Records for the exercise:
__global__ void k_transition(const double* __restrict__ eigenBase, size_t eigenStride, int S, int Sp, int C,
                             int complexForm, const double* __restrict__ ratesBase,
                             const int* __restrict__ probIdx, const int* __restrict__ eigenIdx,
                             const int* __restrict__ rateSet, const double* __restrict__ lengths,
                             double* __restrict__ matBase, size_t matStride, int matCP, double* __restrict__ evecBase) {
    extern __shared__ double sm[];
    double* ec = sm;
    double* ss = sm + S;
    int* pt = reinterpret_cast<int*>(sm + 2 * S);
    const int b = blockIdx.x, c = blockIdx.y;
    const double* E = eigenBase + (size_t)eigenIdx[b] * eigenStride;
    const double* evec = E;
    const double* ievc = E + (size_t)S * S;
    const double* eval = E + 2 * (size_t)S * S;
    const double d = lengths[b] * ratesBase[(size_t)rateSet[b] * C + c];
    for (int k = threadIdx.x; k < S; k += blockDim.x) {
        double im = complexForm ? eval[S + k] : 0.0;
        if (im == 0.0) {
            ec[k] = exp(d * eval[k]); ss[k] = 0.0; pt[k] = k;
        } else {
            int run = 0;
            for (int q = k - 1; q >= 0 && eval[S + q] != 0.0; --q) ++run;
            const bool first = (run % 2 == 0);
            int k0 = first ? k : k - 1;
            double bb = eval[S + k0];
            double expat = exp(d * eval[k0]);
            ec[k] = expat * cos(d * bb);
            ss[k] = (first ? 1.0 : -1.0) * expat * sin(d * bb);
            pt[k] = first ? k + 1 : k - 1;
        }
    }
    __syncthreads();
    if (evecBase != nullptr && threadIdx.x < 4)
        evecBase[((size_t)probIdx[b] * matCP + c) * 4 + threadIdx.x] = threadIdx.x < S ? ec[threadIdx.x] : 0.0;
    double* out = matBase + (size_t)probIdx[b] * matStride + (matCP ? (size_t)c * 4 : (size_t)c * Sp * Sp);
    const int rowStride = matCP ? matCP * 4 : Sp;
    for (int idx = threadIdx.x; idx < Sp * Sp; idx += blockDim.x) {
        int j = idx / Sp, i = idx % Sp;
        double acc = 0.0;
        if (i < S && j < S) {
            for (int k = 0; k < S; ++k) {
                double iexp = ec[k] * ievc[(size_t)k * S + j] + ss[k] * ievc[(size_t)pt[k] * S + j];
                acc += evec[(size_t)i * S + k] * iexp;
            }
            acc = fabs(acc);
        }
        out[(size_t)j * rowStride + i] = acc;
        if (!matCP) {
            const size_t ld = (size_t)Sp + 4;
            double* padded = matBase + (size_t)probIdx[b] * matStride + (size_t)C * Sp * Sp;
            padded[((size_t)c * Sp + i) * ld + j] = acc;
            padded[(size_t)C * Sp * ld + ((size_t)c * Sp + j) * ld + i] = acc;
        } else {
            double* mm = matBase + (size_t)probIdx[b] * matStride + 16 * matCP;
            mm[(size_t)c * 32 + i * 4 + j] = acc;
            mm[(size_t)c * 32 + 16 + i * 4 + j] = 0.0;
            double* mt = mm + (size_t)C * 32;
            mt[(size_t)c * 20 + j * 4 + i] = (j < S) ? acc : ((j == S && i < S) ? 1.0 : 0.0);
            if (j == 0) mt[(size_t)c * 20 + 16 + i] = (S == 4 && i < S) ? 1.0 : 0.0;
        }
    }
}

__device__ __forceinline__ size_t matEntry(int matCP, int Sp, int c, int i, int j) {
    return matCP ? ((size_t)j * matCP + c) * 4 + i : ((size_t)c * Sp + j) * Sp + i;
}
__global__ void __launch_bounds__(256)
k_combine_matrices(double* __restrict__ matBase, size_t matStride, int S, int Sp, int C, int matCP,
                   const int* __restrict__ first, const int* __restrict__ second, const int* __restrict__ result, int multiply) {
    const int q = blockIdx.x, c = blockIdx.y;
    const double* A = matBase + (size_t)first[q] * matStride;
    const double* B = matBase + (size_t)second[q] * matStride;
    double* R = matBase + (size_t)result[q] * matStride;
    for (int idx = threadIdx.x; idx < Sp * Sp; idx += blockDim.x) {
        const int i = idx / Sp, j = idx % Sp;
        double v = 0.0;
        if (i < S && j < S) {
            if (multiply) for (int k = 0; k < S; ++k) v += A[matEntry(matCP, Sp, c, i, k)] * B[matEntry(matCP, Sp, c, k, j)];
            else v = A[matEntry(matCP, Sp, c, i, j)] + B[matEntry(matCP, Sp, c, i, j)];
        }
        R[matEntry(matCP, Sp, c, i, j)] = v;
        if (!matCP) {
            const size_t ld = (size_t)Sp + 4;
            double* padded = R + (size_t)C * Sp * Sp;
            padded[((size_t)c * Sp + i) * ld + j] = v;
            padded[(size_t)C * Sp * ld + ((size_t)c * Sp + j) * ld + i] = v;
        } else {
            double* mm = R + 16 * matCP;
            mm[(size_t)c * 32 + i * 4 + j] = v;
            mm[(size_t)c * 32 + 16 + i * 4 + j] = 0.0;
            double* mt = mm + (size_t)C * 32;
            mt[(size_t)c * 20 + j * 4 + i] = (j < S) ? v : ((j == S && i < S) ? 1.0 : 0.0);
            if (j == 0) mt[(size_t)c * 20 + 16 + i] = (S == 4 && i < S) ? 1.0 : 0.0;
        }
    }
}

cudaError_t launchCombineMatrices(Instance* in, const int* dFirst, const int* dSecond, const int* dResult, int count, bool multiply) {
    if (count <= 0) return cudaSuccess;
    k_combine_matrices<<<dim3(count, in->C), 256, 0, in->stream>>>(in->dMat, in->matStride, in->S, in->Sp, in->C, in->matCP,
                                                                   dFirst, dSecond, dResult, multiply ? 1 : 0);
    return cudaGetLastError();
}

template <int NT>
__global__ void __launch_bounds__(128)
k_transition_mma(const double* __restrict__ eigenBase, size_t eigenStride, int S, int C,
                 const double* __restrict__ ratesBase, const int* __restrict__ probIdx,
                 const int* __restrict__ eigenIdx, const int* __restrict__ rateSet,
                 const double* __restrict__ lengths, double* __restrict__ matBase, size_t matStride) {
    constexpr int Sp = 8 * NT;
    constexpr int LD = Sp + 4;
    extern __shared__ double smt[];
    double* As = smt;
    double* Bt = smt + Sp * LD;
    double* ex = Bt + Sp * LD;
    const int b = blockIdx.x, c = blockIdx.y, tid = threadIdx.x;
    const double* E = eigenBase + (size_t)eigenIdx[b] * eigenStride;
    const double* evec = E;
    const double* ievc = E + (size_t)S * S;
    const double* eval = E + 2 * (size_t)S * S;
    const double d = lengths[b] * ratesBase[(size_t)rateSet[b] * C + c];
    for (int k = tid; k < Sp; k += 128) ex[k] = k < S ? exp(d * eval[k]) : 0.0;
    __syncthreads();
    for (int q = tid; q < Sp * Sp; q += 128) {
        const int r = q / Sp, col = q % Sp;
        As[r * LD + col] = (r < S && col < S) ? evec[(size_t)r * S + col] : 0.0;
        Bt[col * LD + r] = (r < S && col < S) ? ievc[(size_t)r * S + col] * ex[r] : 0.0;
    }
    __syncthreads();
    const int lane = tid & 31, w = tid >> 5, g = lane >> 2, t = lane & 3;
    double* outT = matBase + (size_t)probIdx[b] * matStride + (size_t)c * Sp * Sp;
    double* outR = matBase + (size_t)probIdx[b] * matStride + (size_t)C * Sp * Sp + (size_t)c * Sp * LD;
    double* outTp = outR + (size_t)C * Sp * LD;
    for (int mt = w; mt < NT; mt += 4) {
        double acc[NT][2];
#pragma unroll
        for (int n = 0; n < NT; ++n) { acc[n][0] = 0.0; acc[n][1] = 0.0; }
        const double* arow = As + (8 * mt + g) * LD + t;
        const double* brow = Bt + g * LD + t;
#pragma unroll 4
        for (int kc = 0; kc < Sp / 4; ++kc) {
            const double a = arow[4 * kc];
#pragma unroll
            for (int n = 0; n < NT; ++n) dmma884acc(acc[n][0], acc[n][1], a, brow[n * 8 * LD + 4 * kc]);
        }
        const int i = 8 * mt + g;
#pragma unroll
        for (int n = 0; n < NT; ++n) {
            const int j = 8 * n + 2 * t;
            const double v0 = fabs(acc[n][0]), v1 = fabs(acc[n][1]);
            *reinterpret_cast<double2*>(outR + (size_t)i * LD + j) = make_double2(v0, v1);
            outT[(size_t)j * Sp + i] = v0;
            outT[(size_t)(j + 1) * Sp + i] = v1;
            outTp[(size_t)j * LD + i] = v0;
            outTp[(size_t)(j + 1) * LD + i] = v1;
        }
    }
}

template <int NT>
static cudaError_t launchTransitionMmaT(Instance* in, const int* dProbIdx, const int* dEigenIdx, const int* dRateSet,
                                        const double* dLengths, int count) {
    constexpr int Sp = 8 * NT;
    const size_t smem = (2 * (size_t)Sp * (Sp + 4) + Sp) * sizeof(double);
    static_assert(Sp <= 64, "shared-memory budget");
    cudaError_t e = cudaFuncSetAttribute(k_transition_mma<NT>, cudaFuncAttributeMaxDynamicSharedMemorySize, (int)smem);
    if (e != cudaSuccess) return e;
    dim3 grid(count, in->C);
    k_transition_mma<NT><<<grid, 128, smem, in->stream>>>(in->dEigen, 2 * (size_t)in->S * in->S + 2 * in->S, in->S, in->C,
                                                          in->dRates, dProbIdx, dEigenIdx, dRateSet, dLengths, in->dMat,
                                                          in->matStride);
    return cudaGetLastError();
}

cudaError_t launchTransitionMatrices(Instance* in, const int* dProbIdx, const int* dEigenIdx,
                                     const int* dRateSet, const double* dLengths, int count) {
    if (count <= 0) return cudaSuccess;
    if (in->genericMma && in->matCP == 0 && !in->complexEigen) {
        switch (in->Sp / 8) {
            case 1: return launchTransitionMmaT<1>(in, dProbIdx, dEigenIdx, dRateSet, dLengths, count);
            case 2: return launchTransitionMmaT<2>(in, dProbIdx, dEigenIdx, dRateSet, dLengths, count);
            case 3: return launchTransitionMmaT<3>(in, dProbIdx, dEigenIdx, dRateSet, dLengths, count);
            case 4: return launchTransitionMmaT<4>(in, dProbIdx, dEigenIdx, dRateSet, dLengths, count);
            case 8: return launchTransitionMmaT<8>(in, dProbIdx, dEigenIdx, dRateSet, dLengths, count);
            default: break;
        }
    }
    size_t smem = (size_t)in->S * (2 * sizeof(double) + sizeof(int)) + 16;
    int threads = in->Sp * in->Sp >= 1024 ? 256 : (in->Sp * in->Sp >= 128 ? 128 : 32);
    dim3 grid(count, in->C);
    k_transition<<<grid, threads, smem, in->stream>>>(in->dEigen, 2 * (size_t)in->S * in->S + 2 * in->S, in->S,
                                                      in->Sp, in->C, in->complexEigen ? 1 : 0, in->dRates,
                                                      dProbIdx, dEigenIdx, dRateSet, dLengths, in->dMat,
                                                      in->matStride, in->matCP, in->matCP ? in->dEvec : nullptr);
    return cudaGetLastError();
}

What you have to do: Here the job is to set down exactly the lines of the material above that fall between the one with "constexpr int LD = Sp + 4;" and the one with "const double* arow", inclusive, and nothing beyond them.

Output:
    constexpr int LD = Sp + 4;
    extern __shared__ double smt[];
    double* As = smt;
    double* Bt = smt + Sp * LD;
    double* ex = Bt + Sp * LD;
    const int b = blockIdx.x, c = blockIdx.y, tid = threadIdx.x;
    const double* E = eigenBase + (size_t)eigenIdx[b] * eigenStride;
    const double* evec = E;
    const double* ievc = E + (size_t)S * S;
    const double* eval = E + 2 * (size_t)S * S;
    const double d = lengths[b] * ratesBase[(size_t)rateSet[b] * C + c];
    for (int k = tid; k < Sp; k += 128) ex[k] = k < S ? exp(d * eval[k]) : 0.0;
    __syncthreads();
    for (int q = tid; q < Sp * Sp; q += 128) {
        const int r = q / Sp, col = q % Sp;
        As[r * LD + col] = (r < S && col < S) ? evec[(size_t)r * S + col] : 0.0;
        Bt[col * LD + r] = (r < S && col < S) ? ievc[(size_t)r * S + col] * ex[r] : 0.0;
    }
    __syncthreads();
    const int lane = tid & 31, w = tid >> 5, g = lane >> 2, t = lane & 3;
    double* outT = matBase + (size_t)probIdx[b] * matStride + (size_t)c * Sp * Sp;
    double* outR = matBase + (size_t)probIdx[b] * matStride + (size_t)C * Sp * Sp + (size_t)c * Sp * LD;
    double* outTp = outR + (size_t)C * Sp * LD;
    for (int mt = w; mt < NT; mt += 4) {
        double acc[NT][2];
#pragma unroll
        for (int n = 0; n < NT; ++n) { acc[n][0] = 0.0; acc[n][1] = 0.0; }
        const double* arow = As + (8 * mt + g) * LD + t;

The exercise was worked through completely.